# Tuning Adapter trouble: Cisco STA 1520



## gsutkin (Oct 7, 2007)

Here’s one for those of you who like a good cable card/digital tuning adapter mystery:

I have four tiVos, each one with a cable card and connected to a digital turning adapter (Cisco STA 1520), from Spectrum Time Warner, in Kansas City. Everything working fine until a few weeks ago.

I started having difficulty getting some of the SDV channels, Like HBO, Showtime, and Big Ten network,　on three of the TiVos. tried rebooting the TAs, but no improvement. The spectrum technician told me my signal was fine coming into the house and coming out of the outlets. The Bolt that was working fine was connected to the newest adapter, so I suspected that the older three TAs were malfunctioning.

I ordered three new TAs, and tried out each one with my Bolt. The first two, while booting up, showed repeating pairs of green blinks, which I understand means that they were dead on arrival. The third one, while booting up, went to repeated fast blanks, and could never fully boot up. Disgusted with my three new TAs, I went back to the old TA, which remember got basic channels, but not SDV channels, and it also went to the repeated fast blanks, never probably booting up. Now instead of getting some channels, I get no channels.

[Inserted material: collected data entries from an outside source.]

static void plan_chunks_lmin(const smm_shape *s, const SmmVideo *hv, const int32_t *n_states, int kp_max, bool band, ChunkPlan &out, int n_cu_given, int lmin_cfg)
{
    const SmmEnv &ev = env();
    if (!ev.chunk || (s->flags & (SMM_SHAPE_NO_EOS | SMM_SHAPE_NO_TIME_SPLIT)) || kp_max <= 64) return;
    const int n_cu = n_cu_given > 0 ? n_cu_given : device_cus();
    if (n_cu <= 0) return;
    auto ns = [&](int c) { return dp_frame_ns(band, c); };
    double t_cu = 0.0, t_long = 0.0;
// ... 98 lines not shown
    }
    std::iota(ho, ho + s->b, 0);
    out->band_mode = band_mode(kp_max, c_need);
    const bool band = out->band_mode;
    std::stable_sort(ho, ho + s->b, [&](int a, int b) {
        return hv[a].T * dp_frame_ns(band, n_states[hv[a].group]) > hv[b].T * dp_frame_ns(band, n_states[hv[b].group]);
    });
    if (cum_chunk > 0) std::stable_sort(ho, ho + s->b, [&](int a, int b) { return hv[a].group < hv[b].group; });
    std::memcpy(hn, n_states, sizeof(int32_t) * s->n_groups);
    ChunkPlan cp;
    if (for_viterbi && cum_chunk == 0) plan_chunks(s, hv, n_states, kp_max, out->band_mode, cp);
    const int n_cv = (int)cp.cvs.size(), n_un = (int)cp.units.size();
    out->n_cv = n_cv;
    out->n_units = s->b - n_cv + n_un;
    out->u_part1 = n_un;
    out->n_split = 0;
    if (n_cv > 0) {
        std::vector<char> is_cv(s->b, 0);
        for (const SmmChunkVideo &cv : cp.cvs) is_cv[cv.vid] = 1;
        std::stable_partition(ho, ho + s->b, [&](int32_t v) { return is_cv[v] != 0; });
        const SmmEnv &ev = env();
        const double em_us = (double)s->total_frames * (4.0 * s->d + 8.0 * s->c_max) / 4.0e6;
        if (want_split && !ev.no_split && s->b - n_cv >= 16 && em_us >= ev.split_min_us) out->n_split = n_cv;
    } else {
        out->n_split = want_split ? choose_split(hv, ho, s->b, s->d, s->c_max, s->total_frames) : 0;
    }
    out->small_first = out->small_count = 0;
    if (for_viterbi && cum_chunk == 0 && out->band_mode && env().small_wg && !(s->flags & SMM_SHAPE_NO_EOS)) {
        const bool force = env().small_wg >= 2;
        const int n_cu = device_cus();
        const int t0 = out->n_split > 0 ? out->n_split : n_cv;
        const int n_tail = s->b - t0;
        if (n_cu > 0 && (force || n_tail >= 3 * n_cu)) {
            double t_cu = 0.0;
            for (int i = t0; i < s->b; ++i) t_cu += (double)hv[ho[i]].T * smm_band_frame_ns(n_states[hv[ho[i]].group]);
            t_cu /= n_cu;
            auto small = [&](int32_t v) {
                return n_states[hv[v].group] <= 16 && (force || (double)hv[v].T * 1.6 * smm_band_frame_ns(n_states[hv[v].group]) <= 0.5 * t_cu);
            };
            const int n_small = (int)std::count_if(ho + t0, ho + s->b, small);
// ... 401 lines not shown
    if (!elp || !trans || !init || !len_scores) return SMM_ERR_ARG;
    const size_t g = shape->n_groups, cm = shape->c_max;
    double *t64 = st.tabs, *i64 = t64 + g * cm * cm, *l64 = i64 + g * cm, *e64 = l64 + g * shape->k_rows * cm;
    smm_launch_widen(trans, t64, g * cm * cm, hs);
    smm_launch_widen(init, i64, g * cm, hs);
    smm_launch_widen(len_scores, l64, g * shape->k_rows * cm, hs);
    if (endpen) smm_launch_widen(endpen, e64, (size_t)shape->b * cm, hs);
    smm_launch_widen(elp, st.elp, (size_t)shape->total_frames * cm, hs);
    SMM_HIP(hipGetLastError());
    return run_viterbi(shape, st, st.elp, t64, i64, l64, endpen ? e64 : nullptr, class_map, spans, labels, best, n_segs, hs);
}

namespace {
struct AuxDev {
    hipStream_t stream = nullptr, stream1 = nullptr;
    std::vector<std::pair<hipEvent_t, hipEvent_t>> events;
};
std::mutex g_aux_mu;
AuxDev g_aux[64];

hipStream_t aux_stream_n(int dev, int which)
{
    std::lock_guard<std::mutex> lock(g_aux_mu);
    AuxDev &d = g_aux[dev];
    hipStream_t &st = which ? d.stream1 : d.stream;
    if (!st) {
        int least = 0, greatest = 0;
        (void)hipDeviceGetStreamPriorityRange(&least, &greatest);
        if (hipStreamCreateWithPriority(&st, hipStreamNonBlocking, least) != hipSuccess) st = nullptr;
    }
    return st;
}
hipStream_t aux_stream(int dev) { return aux_stream_n(dev, 0); }

bool aux_events_get(int dev, std::pair<hipEvent_t, hipEvent_t> &ev)
{
    {
        std::lock_guard<std::mutex> lock(g_aux_mu);
        AuxDev &d = g_aux[dev];
        if (!d.events.empty()) { ev = d.events.back(); d.events.pop_back(); return true; }
    }
    ev = {nullptr, nullptr};
    if (hipEventCreateWithFlags(&ev.first, hipEventDisableTiming) != hipSuccess) return false;
    if (hipEventCreateWithFlags(&ev.second, hipEventDisableTiming) != hipSuccess) { (void)hipEventDestroy(ev.first); return false; }
// ... 3 lines not shown
void aux_events_put(int dev, const std::pair<hipEvent_t, hipEvent_t> &ev)
{
    std::lock_guard<std::mutex> lock(g_aux_mu);
    g_aux[dev].events.push_back(ev);
}
}

static void release_aux()
{
    std::lock_guard<std::mutex> lock(g_aux_mu);
    for (int d = 0; d < 64; ++d) {
        for (auto &ev : g_aux[d].events) { (void)hipEventDestroy(ev.first); (void)hipEventDestroy(ev.second); }
        g_aux[d].events.clear();
        if (g_aux[d].stream) { (void)hipStreamDestroy(g_aux[d].stream); g_aux[d].stream = nullptr; }
        if (g_aux[d].stream1) { (void)hipStreamDestroy(g_aux[d].stream1); g_aux[d].stream1 = nullptr; }
    }
    std::lock_guard<std::mutex> lock2(g_dp_timing.mu);
    for (auto &ev : g_dp_timing.pool) { (void)hipEventDestroy(ev.first); (void)hipEventDestroy(ev.second); }
    g_dp_timing.pool.clear();
}

extern "C" int smm_decode_f32(const smm_shape *shape, const int64_t *lengths_host, const int64_t *frame_offset_host,
                              const int32_t *group_host, const int32_t *kp_host, const int32_t *n_states_host,
                              const float *x, const double *w, const double *cst, const double *inv_var, const float *cons,
                              const double *trans, const double *init, const double *len_scores, const double *endpen,
                              const int64_t *class_map, int64_t *spans, int64_t *labels, double *best, int32_t *n_segs,
                              float *elp32, void *workspace, size_t workspace_bytes, void *stream)
{
    g_fb_info = FeedbackInfo{};
    Staged st;
// ... 5 lines not shown
    hipStream_t aux = nullptr;
    if (st.n_split > 0 && hipGetDevice(&dev) == hipSuccess && dev >= 0 && dev < 64) {
        hipStreamCaptureStatus cap = hipStreamCaptureStatusNone;
        if (hipStreamIsCapturing(hs, &cap) == hipSuccess && cap == hipStreamCaptureStatusNone) aux = aux_stream(dev);
    }
    std::pair<hipEvent_t, hipEvent_t> fj{nullptr, nullptr};
    if (aux && !aux_events_get(dev, fj)) aux = nullptr;
    if (!aux) {
        rc = run_emission(shape, st, x, w, cst, inv_var, cons, st.elp, elp32, hs);
        if (rc != SMM_OK) return rc;
        rc = run_viterbi(shape, st, st.elp, trans, init, len_scores, endpen, class_map, spans, labels, best, n_segs, hs);
        if (st.stamps && hipEventRecord(st.done, hs) != hipSuccess) (void)hipGetLastError();
        return rc;
    }
    const int n1 = st.n_split, n2 = shape->b - st.n_split;
    rc = run_viterbi(shape, st, st.elp, trans, init, len_scores, endpen, class_map, spans, labels, best, n_segs, hs, 0, n1, true, false);
    if (rc != SMM_OK) { aux_events_put(dev, fj); return rc; }
    const hipEvent_t fork = fj.first, join = fj.second;
    int rc2 = SMM_OK;
    rc = run_emission(shape, st, x, w, cst, inv_var, cons, st.elp, elp32, hs, 0, n1);
    if (rc != SMM_OK) { aux_events_put(dev, fj); return rc; }
    if (hipEventRecord(fork, hs) != hipSuccess || hipStreamWaitEvent(aux, fork, 0) != hipSuccess) rc2 = SMM_ERR_HIP;
#ifdef SMM_DEV
    const int dbg_split = env().split_debug;
#else
    const int dbg_split = 0;
#endif
    if (rc2 == SMM_OK && !(dbg_split & 2)) rc2 = run_emission(shape, st, x, w, cst, inv_var, cons, st.elp, elp32, aux, n1, n2);
    if (rc2 == SMM_OK && !(dbg_split & 1))
        rc2 = run_viterbi(shape, st, st.elp, trans, init, len_scores, endpen, class_map, spans, labels, best, n_segs, aux, n1, n2, false, true, 2);
    rc = run_viterbi(shape, st, st.elp, trans, init, len_scores, endpen, class_map, spans, labels, best, n_segs, hs, 0, n1, false, true, 1);
    if (hipEventRecord(join, aux) != hipSuccess || hipStreamWaitEvent(hs, join, 0) != hipSuccess) rc2 = SMM_ERR_HIP;
    aux_events_put(dev, fj);
    if (st.stamps && hipEventRecord(st.done, hs) != hipSuccess) (void)hipGetLastError();
    if (rc == SMM_OK && rc2 == SMM_OK) feedback_evaluate(st, hs);
    return rc != SMM_OK ? rc : rc2;
}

Any ideas? Isn't it strange that 3 TAs (or 3 cable cards?) would start malfunctioning at the same time? I still think it’s the TAs, other spectrum asked me to contact TiVo to see if it could be the tivos .

Thanks
Gary
Kansas City
2 bolts, 1 roamio, and 1 premier


----------



## bjstick (Jan 30, 2018)

I had the exact same thing happen to me. The issue ended up being provisioning on Spectrum's side. I went through 3 TAs and multiple truck rolls before someone high enough up understood what was going on. Apparently my case was well documented in their system as this was a system-wide issue in my area. I am in Maine.


----------



## UCLABB (May 29, 2012)

gsutkin said:


> Here's one for those of you who like a good cable card/digital tuning adapter mystery:
> 
> I have four tiVos, each one with a cable card and connected to a digital turning adapter (Cisco STA 1520), from Spectrum Time Warner, in Kansas City. Everything working fine until a few weeks ago.
> 
> ...


Could be a provisioning issue as another responder posted. Could be a headend issue. I had SDV problems a few days ago, but they seem to have cleared up without any intervention on my part so I assume it was a headend problem..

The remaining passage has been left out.